Нурмамед помедлил с ответом.
— Не у них. В городе. В Ашхабаде.
— В Полторацке, ты хочешь сказать? — уточнил Берды.
— Ай, кому Палтарак, кому Асхабад, — не стал вдаваться в подробности Нурмамед. — Я что хочу сказать? Я на стороне меньшевиков был — в красных стрелял. Перешёл к большевикам — стал в белых пули пускать. И тех видел на расстоянии протянутой руки, и других. Большевики хорошие люди, справедливые, смелые. И законы у них хорошие. Но не все. Немножко хорошие, немножко плохие.
Нурмамед замолчал, отхлебнул глоток чая, неторопливо поставил пиалу, помял в кулаке свою щетинистую чёрную с проседью бороду, растущую не на подбородке, а откуда-то из шеи.
— Продолжай, дядя, — сказал Берды. — Любопытно мне, какие это законы тебе не по душе.
— А ты не торопи, племянничек, не торопи, — отозвался Нурмамед, — я хоть и на одной ноге хромаю, но доберусь до места, куда мне надобно. Я что хочу сказать? Вот Советская власть у нас стала. Болезни она ликвидирует, баев ликвидирует, неграмотность ликвидирует. Разве я говорю, что это плохо? Это очень даже хорошо. Но зачем она ликвидирует женщину — этого я не понимаю и не согласен с этим.
— Я тоже не понимаю, — сказал Берды. — Как это — ликвидирует женщину? Умный ты человек, дядя, а повторяешь байские выдумки.
— Ничего я не повторяю, — мотнул бородой Нурмамед. — Я живу, племянник, по правилу: лучше худо исполнять свой долг, чем хорошо — чужой. И каждый должен жить так — исполняя собственный долг. Скажи мне, что такое есть женщина? Это мать и опора домашнего очага. В этом её предназначение от природы и от аллаха!
Берды засмеялся. Нурмамед насупился.
— Чего смеёшься?
— На тебя глядя, удивляюсь, — ответил Берды. Жил в Ахале простой дайханин, а сейчас передо мной готовый мулла сидит.
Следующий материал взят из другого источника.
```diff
                 }
                 if constexpr (USE_V2 && AUXN > 0) {
-                    if (last && ph == NPH / 2) aux.issue(a, cur_m0, cur_n0, wr, wc, lane, rowscale_of<RS>(a));
+                    if (!AUX_LATE && last && ph == NPH / 2) aux.issue(a, cur_m0, cur_n0, wr, wc, lane_e, rowscale_of<RS>(a));
                 }
                 if (ph == NPH - 1 && wr == 1) wait_tile();
                 asm volatile("s_waitcnt lgkmcnt(0)" ::: "memory");
                 __builtin_amdgcn_sched_barrier(0);
                 __builtin_amdgcn_s_barrier();
                 __builtin_amdgcn_s_setprio(1);
-                if (ph == 0 && t == 0) {
+                if constexpr (M16) {
+                    const int g0 = (ph % PPS) * NG;
+                    if (ph < PPS && t == 0) {
+#pragma unroll
+                        for (int x = 0; x < NG; ++x)
+#pragma unroll
+                            for (int b = 0; b < 4; ++b) {
+                                const int ga = g0 + x, pa = ga & 1, qb = b & 1;
+                                mma16_slice<true>(acc[ga >> 1][b >> 1], TR ? 2 * qb + pa : 2 * pa + qb, TR ? fb16[b] : fa16[x], TR ? fa16[x] : fb16[b]);
+                            }
+                    } else {
+#pragma unroll
+                        for (int x = 0; x < NG; ++x)
+#pragma unroll
+                            for (int b = 0; b < 4; ++b) {
+                                const int ga = g0 + x, pa = ga & 1, qb = b & 1;
+                                mma16_slice<false>(acc[ga >> 1][b >> 1], TR ? 2 * qb + pa : 2 * pa + qb, TR ? fb16[b] : fa16[x], TR ? fa16[x] : fb16[b]);
+                            }
+                    }
+                } else if (ph == 0 && t == 0) {
 #pragma unroll
                     for (int i = 0; i < TM; ++i)
 #pragma unroll
@@ -1121,7 +1177,14 @@
             ib ^= 1;
             PA_PROBE_STAMP(round < 24 && t < 13, round * 16 + 1 + t);
         }
+        if constexpr (AUX_LATE) aux.issue(a, cur_m0, cur_n0, wr, wc, lane_e, rowscale_of<RS>(a));
         if (wr == 0) __builtin_amdgcn_s_barrier();
+        if constexpr (M16) {
+#pragma unroll
+            for (int i = 0; i < TM; ++i)
+#pragma unroll
+                for (int j = 0; j < 2; ++j) acc32_from_16(acc[i][j]);
+        }
         const int freeA = ia == 0 ? NA - 1 : ia - 1, freeB = ib ^ 1;
         char* slab_c;
         if constexpr (A3) {
@@ -1144,27 +1207,27 @@
             const float* brow = HAS_BIAS && a.bias ? (const float*)(smem + G::BIAS_OFF) : nullptr;
             if constexpr (TR) {
                 (void)slab;
-                if constexpr (EPI == PA_EPI_RESID) gemm_epilogue_v3_resid<TM, RS>(a, acc, brow, cur_m0, cur_n0, wr, wc, lane, aux);
-                else gemm_epilogue_v3_bf16<EPI, TM>(a, acc, brow, cur_m0, cur_n0, wr, wc, lane, aux);
-            } else if constexpr (EPI == PA_EPI_RESID) gemm_epilogue_v2_resid<TM, RS>(a, acc, (char*)slab, brow, cur_m0, cur_n0, wr, wc, lane, aux);
-            else gemm_epilogue_v2_bf16<EPI, TM, BLK>(a, acc, (char*)slab, brow, cur_m0, cur_n0, wr, wc, lane, (cur_m0 / TBM) * 2 + wr, aux);
+                if constexpr (EPI == PA_EPI_RESID) gemm_epilogue_v3_resid<TM, RS>(a, acc, brow, cur_m0, cur_n0, wr, wc, lane_e, aux);
+                else gemm_epilogue_v3_bf16<EPI, TM>(a, acc, brow, cur_m0, cur_n0, wr, wc, lane_e, aux);
+            } else if constexpr (EPI == PA_EPI_RESID) gemm_epilogue_v2_resid<TM, RS>(a, acc, (char*)slab, brow, cur_m0, cur_n0, wr, wc, lane_e, aux);
+            else gemm_epilogue_v2_bf16<EPI, TM, BLK>(a, acc, (char*)slab, brow, cur_m0, cur_n0, wr, wc, lane_e, (cur_m0 / TBM) * 2 + wr, aux);
         } else if constexpr (EPI == PA_EPI_RESID || EPI == PA_EPI_PARTIAL) {
             (void)slab;
             gemm_epilogue_f32_direct<EPI, TM>(a, acc, HAS_BIAS && a.bias ? (const float*)(smem + G::BIAS_OFF) : nullptr, cur_m0,
-                                              cur_n0, cur_split, wr, wc, lane);
+                                              cur_n0, cur_split, wr, wc, lane_e);
         } else {
             float bias8[8];
 #pragma unroll
             for (int e = 0; e < 8; ++e) bias8[e] = 0.f;
             if constexpr (HAS_BIAS) {
                 if (a.bias) {
-                    const float* brow = (const float*)(smem + G::BIAS_OFF) + wc * 64 + (lane & 7) * 8;
+                    const float* brow = (const float*)(smem + G::BIAS_OFF) + wc * 64 + (lane_e & 7) * 8;
                     const f32x4 lo = *(const f32x4*)brow, hi = *(const f32x4*)(brow + 4);
 #pragma unroll
                     for (int e = 0; e < 4; ++e) { bias8[e] = lo[e]; bias8[4 + e] = hi[e]; }
                 }
             }
-            gemm_epilogue<T, EPI, TM>(a, acc, slab, cur_m0, cur_n0, cur_split, wr, wc, lane, bias8, (cur_m0 / TBM) * 2 + wr);
+            gemm_epilogue<T, EPI, TM>(a, acc, slab, cur_m0, cur_n0, cur_split, wr, wc, lane_e, bias8, (cur_m0 / TBM) * 2 + wr);
         }
         PA_PROBE_STAMP(round < 24, round * 16 + 15);
 #ifdef PA_PROBE
diff --git a/passt_amd/csrc/pa_mma.h b/passt_amd/csrc/pa_mma.h
--- a/passt_amd/csrc/pa_mma.h
+++ b/passt_amd/csrc/pa_mma.h
@@ -49,6 +49,29 @@
 }
 
 __device__ __forceinline__ int acc_row(int r, int lane) { return (r & 3) + 8 * (r >> 2) + 4 * (lane >> 5); }
+
+__device__ __forceinline__ int perm16(int x) { return (x & 3) | ((x & 4) << 1) | ((x & 8) >> 1); }
+
+template <bool FIRST>
+__device__ __forceinline__ void mma16_slice(f32x16& acc, int k, const bf16x8& a, const bf16x8& b) {
+    f32x4 c = {0.f, 0.f, 0.f, 0.f};
+    if constexpr (!FIRST) c = f32x4{acc[4 * k], acc[4 * k + 1], acc[4 * k + 2], acc[4 * k + 3]};
+    c = __builtin_amdgcn_mfma_f32_16x16x32_bf16(a, b, c, 0, 0, 0);
+#pragma unroll
+    for (int e = 0; e < 4; ++e) acc[4 * k + e] = c[e];
+}
+__device__ __forceinline__ void acc32_from_16(f32x16& acc) {
+#pragma unroll
+    for (int p = 0; p < 2; ++p)
+#pragma unroll
+        for (int r = 0; r < 4; ++r) {
+            const float x = acc[8 * p + r], y = acc[8 * p + 4 + r];
+            const auto s = __builtin_amdgcn_permlane16_swap(__builtin_bit_cast(unsigned, x), __builtin_bit_cast(unsigned, y), false, false);
+            acc[8 * p + r] = __builtin_bit_cast(float, (unsigned)s[0]);
+            acc[8 * p + 4 + r] = __builtin_bit_cast(float, (unsigned)s[1]);
+        }
+}
+__device__ __forceinline__ int swz_nt128(int row) { return (row >> 1) & 7; }
 
 __device__ __forceinline__ int swz_f128(int row) {
     const int y = (row >> 1) & 7;
```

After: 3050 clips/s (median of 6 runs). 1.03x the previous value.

Где ты набрался всей этой премудрости?
— Собака по земле катается — колючек набирается, человек — опыта, — степенно сказал Нурмамед. — Муллой я не собираюсь становиться, это вы все, молодые, в новые муллы лезете, поучаете стариков уму-разуму, а глаза-то у вас ещё голубоватые.
— Что-то таких не замечал.
— А ты на молочного младенца посмотри, который ртом пузыри пускает и сам же их руками ловит. Посмотри — и сразу увидишь. А к чему я говорю это, хочешь знать?
— Обязан знать.
— Даже обязан?!
— Да, — в голосе Берды звякнул металл. — Потому что вижу своего родного дядю и дайханина-бедняка Нурмамеда Карлиева, а слышу — байского подпевалу.